▸ What the task requires
How many lines below hold "append"? Answer with only the number.

(Stored items)
####
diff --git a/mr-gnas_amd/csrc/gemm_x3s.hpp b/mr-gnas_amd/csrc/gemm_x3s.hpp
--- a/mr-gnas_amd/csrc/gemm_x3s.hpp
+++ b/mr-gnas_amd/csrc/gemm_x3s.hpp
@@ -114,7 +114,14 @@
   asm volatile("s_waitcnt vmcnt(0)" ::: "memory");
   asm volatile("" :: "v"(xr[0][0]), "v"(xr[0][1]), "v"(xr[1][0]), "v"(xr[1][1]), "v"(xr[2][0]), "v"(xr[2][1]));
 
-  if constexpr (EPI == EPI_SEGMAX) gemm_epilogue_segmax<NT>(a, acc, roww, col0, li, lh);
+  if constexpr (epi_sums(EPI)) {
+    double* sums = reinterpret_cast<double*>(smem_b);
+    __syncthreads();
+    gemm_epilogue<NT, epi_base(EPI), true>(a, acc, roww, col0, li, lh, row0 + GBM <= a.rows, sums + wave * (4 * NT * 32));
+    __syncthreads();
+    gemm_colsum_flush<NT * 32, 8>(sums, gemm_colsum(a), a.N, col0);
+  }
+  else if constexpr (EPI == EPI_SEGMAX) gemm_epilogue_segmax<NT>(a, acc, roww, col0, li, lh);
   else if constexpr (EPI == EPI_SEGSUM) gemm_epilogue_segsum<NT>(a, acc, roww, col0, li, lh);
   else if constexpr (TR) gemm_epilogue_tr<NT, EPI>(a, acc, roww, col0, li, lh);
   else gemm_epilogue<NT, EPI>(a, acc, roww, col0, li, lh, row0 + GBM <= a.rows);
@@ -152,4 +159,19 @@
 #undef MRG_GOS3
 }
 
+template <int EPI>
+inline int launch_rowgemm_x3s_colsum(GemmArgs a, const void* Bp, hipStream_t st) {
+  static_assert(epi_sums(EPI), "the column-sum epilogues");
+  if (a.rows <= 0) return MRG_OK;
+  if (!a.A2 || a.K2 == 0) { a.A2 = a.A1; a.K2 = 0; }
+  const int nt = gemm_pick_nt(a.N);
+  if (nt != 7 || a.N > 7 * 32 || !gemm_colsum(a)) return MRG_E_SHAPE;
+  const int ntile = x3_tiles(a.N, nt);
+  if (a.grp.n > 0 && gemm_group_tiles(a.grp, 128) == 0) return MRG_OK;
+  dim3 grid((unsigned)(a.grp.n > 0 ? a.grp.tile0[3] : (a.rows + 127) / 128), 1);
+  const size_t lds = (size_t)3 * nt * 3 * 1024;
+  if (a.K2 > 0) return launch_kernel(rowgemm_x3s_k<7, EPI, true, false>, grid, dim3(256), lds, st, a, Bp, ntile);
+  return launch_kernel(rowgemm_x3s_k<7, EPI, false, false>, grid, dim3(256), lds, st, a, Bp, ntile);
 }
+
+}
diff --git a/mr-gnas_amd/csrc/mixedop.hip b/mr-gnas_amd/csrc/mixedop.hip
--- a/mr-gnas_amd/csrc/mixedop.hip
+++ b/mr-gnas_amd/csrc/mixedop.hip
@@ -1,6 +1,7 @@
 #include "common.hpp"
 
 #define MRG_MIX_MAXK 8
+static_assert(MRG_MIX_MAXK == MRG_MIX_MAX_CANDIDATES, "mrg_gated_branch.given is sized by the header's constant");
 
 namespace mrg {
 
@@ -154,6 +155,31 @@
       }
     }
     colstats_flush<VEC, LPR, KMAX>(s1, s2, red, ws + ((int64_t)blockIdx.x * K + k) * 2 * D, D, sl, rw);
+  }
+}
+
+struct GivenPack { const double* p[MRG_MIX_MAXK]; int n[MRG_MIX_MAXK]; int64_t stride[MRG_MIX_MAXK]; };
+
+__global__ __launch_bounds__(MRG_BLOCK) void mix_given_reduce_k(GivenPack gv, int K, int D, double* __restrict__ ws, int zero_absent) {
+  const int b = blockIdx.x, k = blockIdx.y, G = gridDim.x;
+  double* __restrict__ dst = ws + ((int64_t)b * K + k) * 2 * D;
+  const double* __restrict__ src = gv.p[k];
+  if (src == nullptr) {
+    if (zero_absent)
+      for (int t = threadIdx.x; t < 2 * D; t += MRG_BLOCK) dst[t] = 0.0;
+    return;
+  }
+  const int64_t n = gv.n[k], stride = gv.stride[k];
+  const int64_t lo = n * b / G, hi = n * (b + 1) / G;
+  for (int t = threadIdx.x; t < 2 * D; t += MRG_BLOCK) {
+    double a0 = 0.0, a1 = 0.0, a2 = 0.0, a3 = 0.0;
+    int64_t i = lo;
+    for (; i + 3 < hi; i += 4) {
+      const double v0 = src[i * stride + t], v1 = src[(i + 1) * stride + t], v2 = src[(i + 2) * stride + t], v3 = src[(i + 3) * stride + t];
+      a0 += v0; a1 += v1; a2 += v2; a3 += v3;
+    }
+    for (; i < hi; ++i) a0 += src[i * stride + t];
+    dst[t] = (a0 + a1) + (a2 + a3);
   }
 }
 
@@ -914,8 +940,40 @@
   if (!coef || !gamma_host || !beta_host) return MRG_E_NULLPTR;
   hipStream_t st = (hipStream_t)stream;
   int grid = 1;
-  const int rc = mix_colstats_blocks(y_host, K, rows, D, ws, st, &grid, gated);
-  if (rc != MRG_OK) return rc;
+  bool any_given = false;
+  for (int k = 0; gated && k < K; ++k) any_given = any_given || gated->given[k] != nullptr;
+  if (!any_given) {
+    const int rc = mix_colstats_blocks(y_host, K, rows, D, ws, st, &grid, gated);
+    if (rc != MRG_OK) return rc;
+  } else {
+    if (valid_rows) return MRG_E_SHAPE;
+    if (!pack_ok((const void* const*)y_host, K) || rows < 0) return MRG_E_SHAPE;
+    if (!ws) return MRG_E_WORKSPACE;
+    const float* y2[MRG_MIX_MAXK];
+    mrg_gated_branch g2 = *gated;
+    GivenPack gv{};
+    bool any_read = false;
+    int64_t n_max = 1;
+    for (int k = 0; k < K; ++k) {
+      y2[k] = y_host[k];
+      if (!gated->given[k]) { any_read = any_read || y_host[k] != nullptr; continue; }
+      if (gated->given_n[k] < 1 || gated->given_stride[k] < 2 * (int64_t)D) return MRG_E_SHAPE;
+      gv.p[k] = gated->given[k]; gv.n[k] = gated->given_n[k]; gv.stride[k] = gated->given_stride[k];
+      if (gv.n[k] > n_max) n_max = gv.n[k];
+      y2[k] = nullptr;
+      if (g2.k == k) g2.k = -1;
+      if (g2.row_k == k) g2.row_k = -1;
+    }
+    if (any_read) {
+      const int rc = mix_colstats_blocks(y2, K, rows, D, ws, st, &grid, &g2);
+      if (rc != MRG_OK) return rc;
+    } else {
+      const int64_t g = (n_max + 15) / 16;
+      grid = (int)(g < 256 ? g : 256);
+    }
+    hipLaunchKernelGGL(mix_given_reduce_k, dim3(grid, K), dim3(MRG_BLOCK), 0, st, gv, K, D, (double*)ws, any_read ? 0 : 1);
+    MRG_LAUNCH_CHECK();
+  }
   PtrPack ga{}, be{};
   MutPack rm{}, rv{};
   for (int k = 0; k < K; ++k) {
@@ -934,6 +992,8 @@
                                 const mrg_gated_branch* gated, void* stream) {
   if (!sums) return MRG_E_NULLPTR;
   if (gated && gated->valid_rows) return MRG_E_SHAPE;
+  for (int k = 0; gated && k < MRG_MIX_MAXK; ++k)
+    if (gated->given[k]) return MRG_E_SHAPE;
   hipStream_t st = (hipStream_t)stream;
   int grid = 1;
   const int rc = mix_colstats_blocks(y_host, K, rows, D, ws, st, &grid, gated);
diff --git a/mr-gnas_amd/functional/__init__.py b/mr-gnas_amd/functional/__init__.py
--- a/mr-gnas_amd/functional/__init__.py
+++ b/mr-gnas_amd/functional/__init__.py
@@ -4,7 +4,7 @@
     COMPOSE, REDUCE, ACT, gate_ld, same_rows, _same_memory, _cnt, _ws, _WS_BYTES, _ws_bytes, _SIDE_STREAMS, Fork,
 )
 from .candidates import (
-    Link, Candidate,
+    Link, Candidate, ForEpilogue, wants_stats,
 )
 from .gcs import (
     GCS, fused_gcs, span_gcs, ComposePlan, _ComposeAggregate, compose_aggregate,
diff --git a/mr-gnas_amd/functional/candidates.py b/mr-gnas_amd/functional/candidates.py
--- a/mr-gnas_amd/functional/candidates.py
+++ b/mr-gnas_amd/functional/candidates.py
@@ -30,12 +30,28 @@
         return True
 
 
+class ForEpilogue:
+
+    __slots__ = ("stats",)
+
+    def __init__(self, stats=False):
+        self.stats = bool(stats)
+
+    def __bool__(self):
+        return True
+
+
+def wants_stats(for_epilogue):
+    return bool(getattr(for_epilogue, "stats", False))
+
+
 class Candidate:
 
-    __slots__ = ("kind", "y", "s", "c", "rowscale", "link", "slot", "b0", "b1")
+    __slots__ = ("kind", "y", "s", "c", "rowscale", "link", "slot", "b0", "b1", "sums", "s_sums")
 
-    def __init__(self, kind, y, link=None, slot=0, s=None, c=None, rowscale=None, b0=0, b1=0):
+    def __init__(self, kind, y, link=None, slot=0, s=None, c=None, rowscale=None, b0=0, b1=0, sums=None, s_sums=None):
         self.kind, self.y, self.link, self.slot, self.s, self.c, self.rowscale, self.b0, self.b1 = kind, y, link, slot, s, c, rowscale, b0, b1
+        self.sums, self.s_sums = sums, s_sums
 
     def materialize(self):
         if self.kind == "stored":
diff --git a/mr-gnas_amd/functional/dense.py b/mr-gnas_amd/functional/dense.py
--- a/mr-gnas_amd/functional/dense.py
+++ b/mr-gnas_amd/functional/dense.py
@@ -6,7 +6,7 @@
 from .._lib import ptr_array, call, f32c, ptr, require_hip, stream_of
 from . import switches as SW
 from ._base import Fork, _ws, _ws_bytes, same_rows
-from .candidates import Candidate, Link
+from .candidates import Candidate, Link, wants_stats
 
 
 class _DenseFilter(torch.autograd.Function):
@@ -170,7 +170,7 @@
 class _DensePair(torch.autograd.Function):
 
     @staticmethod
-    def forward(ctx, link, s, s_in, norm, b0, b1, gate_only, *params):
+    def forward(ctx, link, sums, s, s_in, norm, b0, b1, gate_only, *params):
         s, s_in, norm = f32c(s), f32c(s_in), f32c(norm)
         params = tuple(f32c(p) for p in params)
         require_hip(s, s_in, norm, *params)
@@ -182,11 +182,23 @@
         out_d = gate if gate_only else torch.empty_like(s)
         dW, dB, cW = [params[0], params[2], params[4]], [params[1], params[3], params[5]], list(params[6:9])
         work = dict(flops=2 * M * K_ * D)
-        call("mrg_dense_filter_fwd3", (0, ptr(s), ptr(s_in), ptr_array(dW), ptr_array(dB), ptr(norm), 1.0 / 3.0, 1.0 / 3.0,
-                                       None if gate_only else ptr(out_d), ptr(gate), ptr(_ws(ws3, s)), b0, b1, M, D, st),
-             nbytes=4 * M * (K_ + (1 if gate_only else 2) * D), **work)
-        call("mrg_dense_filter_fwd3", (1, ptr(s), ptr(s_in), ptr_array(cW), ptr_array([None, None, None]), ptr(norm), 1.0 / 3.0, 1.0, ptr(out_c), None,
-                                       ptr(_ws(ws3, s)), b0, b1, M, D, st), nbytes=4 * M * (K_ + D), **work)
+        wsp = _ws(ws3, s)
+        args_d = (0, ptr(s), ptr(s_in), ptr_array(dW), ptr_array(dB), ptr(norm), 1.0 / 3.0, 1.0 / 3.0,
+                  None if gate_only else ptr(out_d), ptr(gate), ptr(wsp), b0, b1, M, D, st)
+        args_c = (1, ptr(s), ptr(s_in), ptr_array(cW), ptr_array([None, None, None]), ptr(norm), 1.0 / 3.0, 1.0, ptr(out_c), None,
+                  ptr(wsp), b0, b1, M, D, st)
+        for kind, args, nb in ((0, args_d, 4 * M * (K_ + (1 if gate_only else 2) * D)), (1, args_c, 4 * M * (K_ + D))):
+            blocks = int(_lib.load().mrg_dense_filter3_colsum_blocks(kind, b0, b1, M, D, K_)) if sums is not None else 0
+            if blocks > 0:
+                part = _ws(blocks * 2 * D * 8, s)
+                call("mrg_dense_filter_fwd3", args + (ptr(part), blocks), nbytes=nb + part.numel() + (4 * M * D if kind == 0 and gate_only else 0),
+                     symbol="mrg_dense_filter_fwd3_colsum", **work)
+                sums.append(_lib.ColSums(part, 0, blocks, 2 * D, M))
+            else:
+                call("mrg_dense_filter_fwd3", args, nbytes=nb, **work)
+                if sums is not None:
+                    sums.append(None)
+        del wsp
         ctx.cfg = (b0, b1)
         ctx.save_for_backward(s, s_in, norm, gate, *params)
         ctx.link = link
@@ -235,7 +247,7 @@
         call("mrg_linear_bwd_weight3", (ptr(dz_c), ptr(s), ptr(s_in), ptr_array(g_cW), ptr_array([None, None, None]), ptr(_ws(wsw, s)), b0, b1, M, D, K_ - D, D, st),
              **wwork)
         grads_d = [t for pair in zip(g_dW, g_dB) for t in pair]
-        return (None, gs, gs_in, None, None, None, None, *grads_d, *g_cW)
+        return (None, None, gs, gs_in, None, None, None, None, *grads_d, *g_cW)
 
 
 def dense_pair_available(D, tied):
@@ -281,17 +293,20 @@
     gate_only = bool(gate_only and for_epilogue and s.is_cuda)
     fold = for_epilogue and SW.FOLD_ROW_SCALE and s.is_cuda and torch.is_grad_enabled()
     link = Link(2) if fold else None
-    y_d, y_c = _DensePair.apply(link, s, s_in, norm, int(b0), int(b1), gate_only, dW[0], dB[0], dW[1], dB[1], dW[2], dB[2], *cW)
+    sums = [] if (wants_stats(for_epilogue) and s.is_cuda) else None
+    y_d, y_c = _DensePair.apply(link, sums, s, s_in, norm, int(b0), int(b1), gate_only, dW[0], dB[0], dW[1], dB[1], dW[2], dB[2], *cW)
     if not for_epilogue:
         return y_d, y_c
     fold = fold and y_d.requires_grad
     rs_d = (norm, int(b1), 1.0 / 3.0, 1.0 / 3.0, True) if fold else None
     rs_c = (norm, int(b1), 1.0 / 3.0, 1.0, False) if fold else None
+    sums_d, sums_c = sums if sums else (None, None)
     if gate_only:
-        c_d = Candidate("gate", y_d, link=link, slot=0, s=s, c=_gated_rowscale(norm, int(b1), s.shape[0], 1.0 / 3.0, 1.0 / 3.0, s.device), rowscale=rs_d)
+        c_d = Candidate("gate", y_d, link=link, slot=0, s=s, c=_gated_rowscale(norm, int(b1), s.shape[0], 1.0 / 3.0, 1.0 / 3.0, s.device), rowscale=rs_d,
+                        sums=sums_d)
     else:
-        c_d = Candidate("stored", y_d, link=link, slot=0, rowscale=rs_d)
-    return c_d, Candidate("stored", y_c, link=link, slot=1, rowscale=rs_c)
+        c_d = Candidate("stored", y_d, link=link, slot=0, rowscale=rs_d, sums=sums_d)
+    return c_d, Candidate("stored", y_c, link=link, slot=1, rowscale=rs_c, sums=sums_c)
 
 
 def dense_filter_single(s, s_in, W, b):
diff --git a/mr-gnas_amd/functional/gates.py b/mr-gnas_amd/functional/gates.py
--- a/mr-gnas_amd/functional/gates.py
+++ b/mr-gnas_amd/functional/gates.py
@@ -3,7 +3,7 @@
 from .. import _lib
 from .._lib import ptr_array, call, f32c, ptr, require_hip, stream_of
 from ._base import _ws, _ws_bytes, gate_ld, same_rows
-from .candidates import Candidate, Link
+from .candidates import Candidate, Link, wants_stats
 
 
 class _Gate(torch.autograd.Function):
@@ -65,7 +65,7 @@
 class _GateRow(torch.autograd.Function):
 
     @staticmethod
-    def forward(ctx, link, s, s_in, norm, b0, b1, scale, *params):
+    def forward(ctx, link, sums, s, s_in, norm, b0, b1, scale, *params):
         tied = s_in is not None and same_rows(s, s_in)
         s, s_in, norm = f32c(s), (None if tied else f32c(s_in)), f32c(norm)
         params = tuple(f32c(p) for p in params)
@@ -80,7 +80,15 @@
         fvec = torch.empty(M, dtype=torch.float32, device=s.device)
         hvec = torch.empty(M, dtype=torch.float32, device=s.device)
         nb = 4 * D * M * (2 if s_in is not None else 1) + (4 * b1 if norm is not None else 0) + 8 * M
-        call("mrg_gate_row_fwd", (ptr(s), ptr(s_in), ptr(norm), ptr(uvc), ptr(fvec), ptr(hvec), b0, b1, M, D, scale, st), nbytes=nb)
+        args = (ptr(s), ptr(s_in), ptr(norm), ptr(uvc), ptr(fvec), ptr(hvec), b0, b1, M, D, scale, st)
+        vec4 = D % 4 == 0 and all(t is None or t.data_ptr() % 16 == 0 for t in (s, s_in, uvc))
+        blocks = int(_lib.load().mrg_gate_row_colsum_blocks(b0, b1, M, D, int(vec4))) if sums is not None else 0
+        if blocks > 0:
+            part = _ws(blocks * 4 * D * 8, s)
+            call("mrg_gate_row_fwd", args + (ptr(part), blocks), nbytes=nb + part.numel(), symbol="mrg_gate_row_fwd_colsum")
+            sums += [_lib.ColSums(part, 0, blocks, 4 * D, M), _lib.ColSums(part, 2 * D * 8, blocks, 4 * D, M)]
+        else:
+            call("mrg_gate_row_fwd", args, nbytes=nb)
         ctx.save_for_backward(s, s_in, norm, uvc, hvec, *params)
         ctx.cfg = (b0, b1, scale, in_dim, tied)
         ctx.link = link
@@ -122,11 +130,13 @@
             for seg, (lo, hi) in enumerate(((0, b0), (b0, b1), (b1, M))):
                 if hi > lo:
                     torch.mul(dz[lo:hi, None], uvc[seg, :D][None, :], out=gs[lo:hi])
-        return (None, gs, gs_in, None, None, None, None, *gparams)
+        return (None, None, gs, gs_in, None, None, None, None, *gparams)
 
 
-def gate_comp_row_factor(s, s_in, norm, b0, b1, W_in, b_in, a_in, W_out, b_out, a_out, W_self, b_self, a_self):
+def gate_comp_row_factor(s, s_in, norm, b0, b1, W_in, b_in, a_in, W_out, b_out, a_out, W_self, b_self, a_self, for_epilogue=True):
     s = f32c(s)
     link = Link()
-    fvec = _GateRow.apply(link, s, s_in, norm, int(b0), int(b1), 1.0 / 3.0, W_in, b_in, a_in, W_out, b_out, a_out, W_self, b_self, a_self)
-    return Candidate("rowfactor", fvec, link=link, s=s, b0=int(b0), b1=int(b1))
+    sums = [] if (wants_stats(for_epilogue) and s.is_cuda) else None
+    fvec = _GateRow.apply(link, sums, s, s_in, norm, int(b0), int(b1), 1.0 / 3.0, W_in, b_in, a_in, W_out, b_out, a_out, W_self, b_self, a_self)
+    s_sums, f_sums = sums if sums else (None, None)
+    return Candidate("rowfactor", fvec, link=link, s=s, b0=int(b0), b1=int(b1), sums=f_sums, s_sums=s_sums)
####
▸ Written reply
2